[Data records]
-.-.-

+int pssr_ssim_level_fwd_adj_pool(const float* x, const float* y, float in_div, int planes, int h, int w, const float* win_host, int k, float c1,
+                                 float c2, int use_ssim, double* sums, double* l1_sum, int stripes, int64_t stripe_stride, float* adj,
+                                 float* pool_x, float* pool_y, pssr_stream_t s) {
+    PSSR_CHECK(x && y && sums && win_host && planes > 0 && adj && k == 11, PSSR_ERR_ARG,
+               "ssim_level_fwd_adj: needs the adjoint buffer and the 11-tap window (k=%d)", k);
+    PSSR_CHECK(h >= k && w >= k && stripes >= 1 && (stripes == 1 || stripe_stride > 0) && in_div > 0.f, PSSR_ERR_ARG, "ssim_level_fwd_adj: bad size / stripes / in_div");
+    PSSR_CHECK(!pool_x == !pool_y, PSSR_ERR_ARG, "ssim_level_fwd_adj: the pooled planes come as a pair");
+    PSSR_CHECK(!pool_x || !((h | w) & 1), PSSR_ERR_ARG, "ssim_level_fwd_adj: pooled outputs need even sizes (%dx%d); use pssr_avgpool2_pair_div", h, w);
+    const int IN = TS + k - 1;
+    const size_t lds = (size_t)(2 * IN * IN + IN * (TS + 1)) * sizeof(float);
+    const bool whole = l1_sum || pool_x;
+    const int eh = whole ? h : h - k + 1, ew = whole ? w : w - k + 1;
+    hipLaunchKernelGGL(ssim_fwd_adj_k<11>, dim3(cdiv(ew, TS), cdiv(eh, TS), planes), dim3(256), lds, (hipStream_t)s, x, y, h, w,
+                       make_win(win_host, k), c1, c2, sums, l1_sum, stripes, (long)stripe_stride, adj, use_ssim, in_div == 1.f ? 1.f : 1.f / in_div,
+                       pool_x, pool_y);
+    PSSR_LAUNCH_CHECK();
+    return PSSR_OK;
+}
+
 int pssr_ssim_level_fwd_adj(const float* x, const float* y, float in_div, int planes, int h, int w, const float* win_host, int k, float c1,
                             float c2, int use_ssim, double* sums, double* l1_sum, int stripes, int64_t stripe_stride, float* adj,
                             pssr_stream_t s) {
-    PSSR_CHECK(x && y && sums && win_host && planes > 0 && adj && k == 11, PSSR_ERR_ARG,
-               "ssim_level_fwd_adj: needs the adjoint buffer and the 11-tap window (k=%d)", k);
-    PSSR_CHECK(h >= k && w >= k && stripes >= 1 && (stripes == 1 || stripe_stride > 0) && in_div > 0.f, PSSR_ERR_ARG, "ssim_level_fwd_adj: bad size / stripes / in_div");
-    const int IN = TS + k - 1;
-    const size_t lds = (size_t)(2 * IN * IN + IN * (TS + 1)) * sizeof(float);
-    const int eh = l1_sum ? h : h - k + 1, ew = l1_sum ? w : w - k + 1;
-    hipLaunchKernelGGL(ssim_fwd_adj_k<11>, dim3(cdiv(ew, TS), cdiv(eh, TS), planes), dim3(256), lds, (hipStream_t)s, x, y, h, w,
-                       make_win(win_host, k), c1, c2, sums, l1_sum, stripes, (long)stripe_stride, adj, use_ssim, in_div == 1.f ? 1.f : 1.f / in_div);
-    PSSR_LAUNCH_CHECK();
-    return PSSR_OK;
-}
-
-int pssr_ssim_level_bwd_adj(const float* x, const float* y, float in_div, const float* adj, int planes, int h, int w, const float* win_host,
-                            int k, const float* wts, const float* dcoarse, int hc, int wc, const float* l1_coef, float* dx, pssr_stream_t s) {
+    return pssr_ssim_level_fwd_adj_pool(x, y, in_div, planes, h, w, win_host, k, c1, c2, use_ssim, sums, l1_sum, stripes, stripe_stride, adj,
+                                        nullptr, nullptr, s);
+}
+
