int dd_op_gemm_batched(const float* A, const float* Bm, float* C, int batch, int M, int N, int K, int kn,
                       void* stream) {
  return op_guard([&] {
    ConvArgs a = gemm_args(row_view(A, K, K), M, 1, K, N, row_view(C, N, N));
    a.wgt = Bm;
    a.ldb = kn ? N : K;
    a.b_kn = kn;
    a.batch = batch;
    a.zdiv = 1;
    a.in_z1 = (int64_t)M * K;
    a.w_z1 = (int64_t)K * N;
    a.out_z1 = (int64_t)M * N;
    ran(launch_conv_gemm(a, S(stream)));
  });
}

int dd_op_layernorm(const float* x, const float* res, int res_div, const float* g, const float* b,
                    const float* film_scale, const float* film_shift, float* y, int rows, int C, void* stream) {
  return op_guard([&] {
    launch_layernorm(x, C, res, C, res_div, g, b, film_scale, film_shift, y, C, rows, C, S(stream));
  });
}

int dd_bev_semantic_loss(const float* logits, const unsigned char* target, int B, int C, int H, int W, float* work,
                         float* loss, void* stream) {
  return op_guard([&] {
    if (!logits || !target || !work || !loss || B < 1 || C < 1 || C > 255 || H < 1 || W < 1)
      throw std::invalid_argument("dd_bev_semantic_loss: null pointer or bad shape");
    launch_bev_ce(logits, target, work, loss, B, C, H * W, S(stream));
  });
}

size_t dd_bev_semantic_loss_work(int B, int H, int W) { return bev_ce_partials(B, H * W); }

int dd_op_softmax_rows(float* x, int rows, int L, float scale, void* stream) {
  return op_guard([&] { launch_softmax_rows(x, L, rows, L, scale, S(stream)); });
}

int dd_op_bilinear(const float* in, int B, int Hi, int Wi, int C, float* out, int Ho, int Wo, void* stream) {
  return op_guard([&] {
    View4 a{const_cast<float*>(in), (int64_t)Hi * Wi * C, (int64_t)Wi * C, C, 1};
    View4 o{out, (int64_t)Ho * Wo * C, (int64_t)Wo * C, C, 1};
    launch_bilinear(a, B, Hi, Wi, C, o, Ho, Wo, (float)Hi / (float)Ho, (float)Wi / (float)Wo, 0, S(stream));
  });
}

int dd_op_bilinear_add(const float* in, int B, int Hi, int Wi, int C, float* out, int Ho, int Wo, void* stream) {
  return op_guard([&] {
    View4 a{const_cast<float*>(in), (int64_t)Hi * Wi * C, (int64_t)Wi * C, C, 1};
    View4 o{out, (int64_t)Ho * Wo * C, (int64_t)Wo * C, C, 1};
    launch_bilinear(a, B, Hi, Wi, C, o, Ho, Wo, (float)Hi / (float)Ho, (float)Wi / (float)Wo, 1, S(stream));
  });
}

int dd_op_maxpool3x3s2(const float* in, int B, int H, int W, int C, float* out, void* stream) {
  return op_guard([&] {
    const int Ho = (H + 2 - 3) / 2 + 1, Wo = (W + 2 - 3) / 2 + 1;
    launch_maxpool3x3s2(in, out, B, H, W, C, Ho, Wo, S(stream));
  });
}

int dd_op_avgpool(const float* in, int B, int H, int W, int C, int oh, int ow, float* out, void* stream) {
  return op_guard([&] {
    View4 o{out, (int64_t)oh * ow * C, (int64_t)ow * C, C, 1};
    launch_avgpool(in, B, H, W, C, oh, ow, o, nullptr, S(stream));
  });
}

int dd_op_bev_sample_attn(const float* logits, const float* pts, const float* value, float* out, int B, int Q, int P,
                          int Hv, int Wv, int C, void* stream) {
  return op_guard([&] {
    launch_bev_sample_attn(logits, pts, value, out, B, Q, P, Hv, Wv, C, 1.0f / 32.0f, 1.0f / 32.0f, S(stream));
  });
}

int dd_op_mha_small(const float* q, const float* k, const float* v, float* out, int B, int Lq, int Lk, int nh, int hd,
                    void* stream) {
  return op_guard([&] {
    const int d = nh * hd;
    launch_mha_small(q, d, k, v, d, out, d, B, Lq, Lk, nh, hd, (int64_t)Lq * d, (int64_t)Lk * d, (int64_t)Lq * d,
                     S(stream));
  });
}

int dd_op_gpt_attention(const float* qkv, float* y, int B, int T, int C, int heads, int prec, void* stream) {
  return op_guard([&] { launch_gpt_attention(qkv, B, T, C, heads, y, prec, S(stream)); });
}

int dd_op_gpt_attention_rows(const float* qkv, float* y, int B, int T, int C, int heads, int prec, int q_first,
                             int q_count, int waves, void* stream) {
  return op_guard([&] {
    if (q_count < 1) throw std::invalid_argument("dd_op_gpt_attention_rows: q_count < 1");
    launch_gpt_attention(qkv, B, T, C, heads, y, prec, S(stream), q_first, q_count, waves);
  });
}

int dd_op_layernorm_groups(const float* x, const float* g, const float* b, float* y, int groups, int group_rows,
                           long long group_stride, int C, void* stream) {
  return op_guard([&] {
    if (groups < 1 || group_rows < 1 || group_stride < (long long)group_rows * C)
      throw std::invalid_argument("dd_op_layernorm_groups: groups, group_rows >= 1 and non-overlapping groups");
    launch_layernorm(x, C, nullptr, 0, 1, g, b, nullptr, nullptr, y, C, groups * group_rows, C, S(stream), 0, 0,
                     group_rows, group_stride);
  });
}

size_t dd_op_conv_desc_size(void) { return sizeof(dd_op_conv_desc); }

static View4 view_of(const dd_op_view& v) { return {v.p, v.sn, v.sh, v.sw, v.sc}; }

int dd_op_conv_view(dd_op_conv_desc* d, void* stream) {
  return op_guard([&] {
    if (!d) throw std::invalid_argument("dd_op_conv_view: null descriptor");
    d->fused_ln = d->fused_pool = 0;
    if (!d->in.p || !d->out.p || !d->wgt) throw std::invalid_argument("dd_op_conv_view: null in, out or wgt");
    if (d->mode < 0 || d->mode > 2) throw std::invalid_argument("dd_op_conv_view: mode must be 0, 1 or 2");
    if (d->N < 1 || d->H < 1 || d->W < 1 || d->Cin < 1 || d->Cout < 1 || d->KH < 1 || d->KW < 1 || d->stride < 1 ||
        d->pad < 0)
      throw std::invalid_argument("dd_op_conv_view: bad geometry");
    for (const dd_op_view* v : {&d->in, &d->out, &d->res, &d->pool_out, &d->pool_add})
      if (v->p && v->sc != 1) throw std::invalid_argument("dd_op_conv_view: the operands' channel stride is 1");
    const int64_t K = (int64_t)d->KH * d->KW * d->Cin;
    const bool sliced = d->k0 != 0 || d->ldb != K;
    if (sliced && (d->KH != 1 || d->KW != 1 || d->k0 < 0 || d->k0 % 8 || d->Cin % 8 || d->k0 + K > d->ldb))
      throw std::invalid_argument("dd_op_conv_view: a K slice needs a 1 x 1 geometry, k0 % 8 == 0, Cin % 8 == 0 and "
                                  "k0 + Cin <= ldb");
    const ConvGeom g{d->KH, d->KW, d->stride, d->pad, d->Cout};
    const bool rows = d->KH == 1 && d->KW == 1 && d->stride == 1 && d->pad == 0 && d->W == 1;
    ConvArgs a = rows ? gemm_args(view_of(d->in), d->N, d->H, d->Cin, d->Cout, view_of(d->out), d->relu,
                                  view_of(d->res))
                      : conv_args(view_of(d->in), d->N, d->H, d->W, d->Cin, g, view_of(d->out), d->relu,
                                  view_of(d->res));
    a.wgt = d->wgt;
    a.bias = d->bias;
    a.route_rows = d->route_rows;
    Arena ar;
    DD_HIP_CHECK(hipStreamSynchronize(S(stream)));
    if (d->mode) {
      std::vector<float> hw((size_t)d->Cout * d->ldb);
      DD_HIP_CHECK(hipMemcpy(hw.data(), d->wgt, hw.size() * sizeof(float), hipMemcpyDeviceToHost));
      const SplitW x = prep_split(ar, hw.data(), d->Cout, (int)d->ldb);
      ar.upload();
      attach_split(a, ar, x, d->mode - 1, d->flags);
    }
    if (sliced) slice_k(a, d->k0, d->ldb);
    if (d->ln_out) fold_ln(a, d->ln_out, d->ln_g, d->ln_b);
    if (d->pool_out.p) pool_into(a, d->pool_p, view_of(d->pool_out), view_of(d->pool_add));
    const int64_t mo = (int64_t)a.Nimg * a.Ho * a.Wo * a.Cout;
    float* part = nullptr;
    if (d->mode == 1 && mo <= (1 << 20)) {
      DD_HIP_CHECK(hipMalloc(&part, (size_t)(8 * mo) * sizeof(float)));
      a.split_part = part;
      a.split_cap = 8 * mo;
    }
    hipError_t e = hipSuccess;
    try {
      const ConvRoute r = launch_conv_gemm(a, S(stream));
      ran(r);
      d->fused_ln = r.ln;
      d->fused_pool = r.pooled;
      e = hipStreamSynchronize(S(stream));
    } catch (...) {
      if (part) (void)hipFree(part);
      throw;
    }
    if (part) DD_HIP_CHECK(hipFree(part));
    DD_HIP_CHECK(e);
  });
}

-.-.-

WHAT YOU ARE ASKED TO DO
Taking the entries above, restate exactly those lines that fall between the line with "ConvArgs a = rows" and the line with "if (d->mode == 1", keeping both of those lines too.

TASK OUTPUT
    ConvArgs a = rows ? gemm_args(view_of(d->in), d->N, d->H, d->Cin, d->Cout, view_of(d->out), d->relu,
                                  view_of(d->res))
                      : conv_args(view_of(d->in), d->N, d->H, d->W, d->Cin, g, view_of(d->out), d->relu,
                                  view_of(d->res));
    a.wgt = d->wgt;
    a.bias = d->bias;
    a.route_rows = d->route_rows;
    Arena ar;
    DD_HIP_CHECK(hipStreamSynchronize(S(stream)));
    if (d->mode) {
      std::vector<float> hw((size_t)d->Cout * d->ldb);
      DD_HIP_CHECK(hipMemcpy(hw.data(), d->wgt, hw.size() * sizeof(float), hipMemcpyDeviceToHost));
      const SplitW x = prep_split(ar, hw.data(), d->Cout, (int)d->ldb);
      ar.upload();
      attach_split(a, ar, x, d->mode - 1, d->flags);
    }
    if (sliced) slice_k(a, d->k0, d->ldb);
    if (d->ln_out) fold_ln(a, d->ln_out, d->ln_g, d->ln_b);
    if (d->pool_out.p) pool_into(a, d->pool_p, view_of(d->pool_out), view_of(d->pool_add));
    const int64_t mo = (int64_t)a.Nimg * a.Ho * a.Wo * a.Cout;
    float* part = nullptr;
    if (d->mode == 1 && mo <= (1 << 20)) {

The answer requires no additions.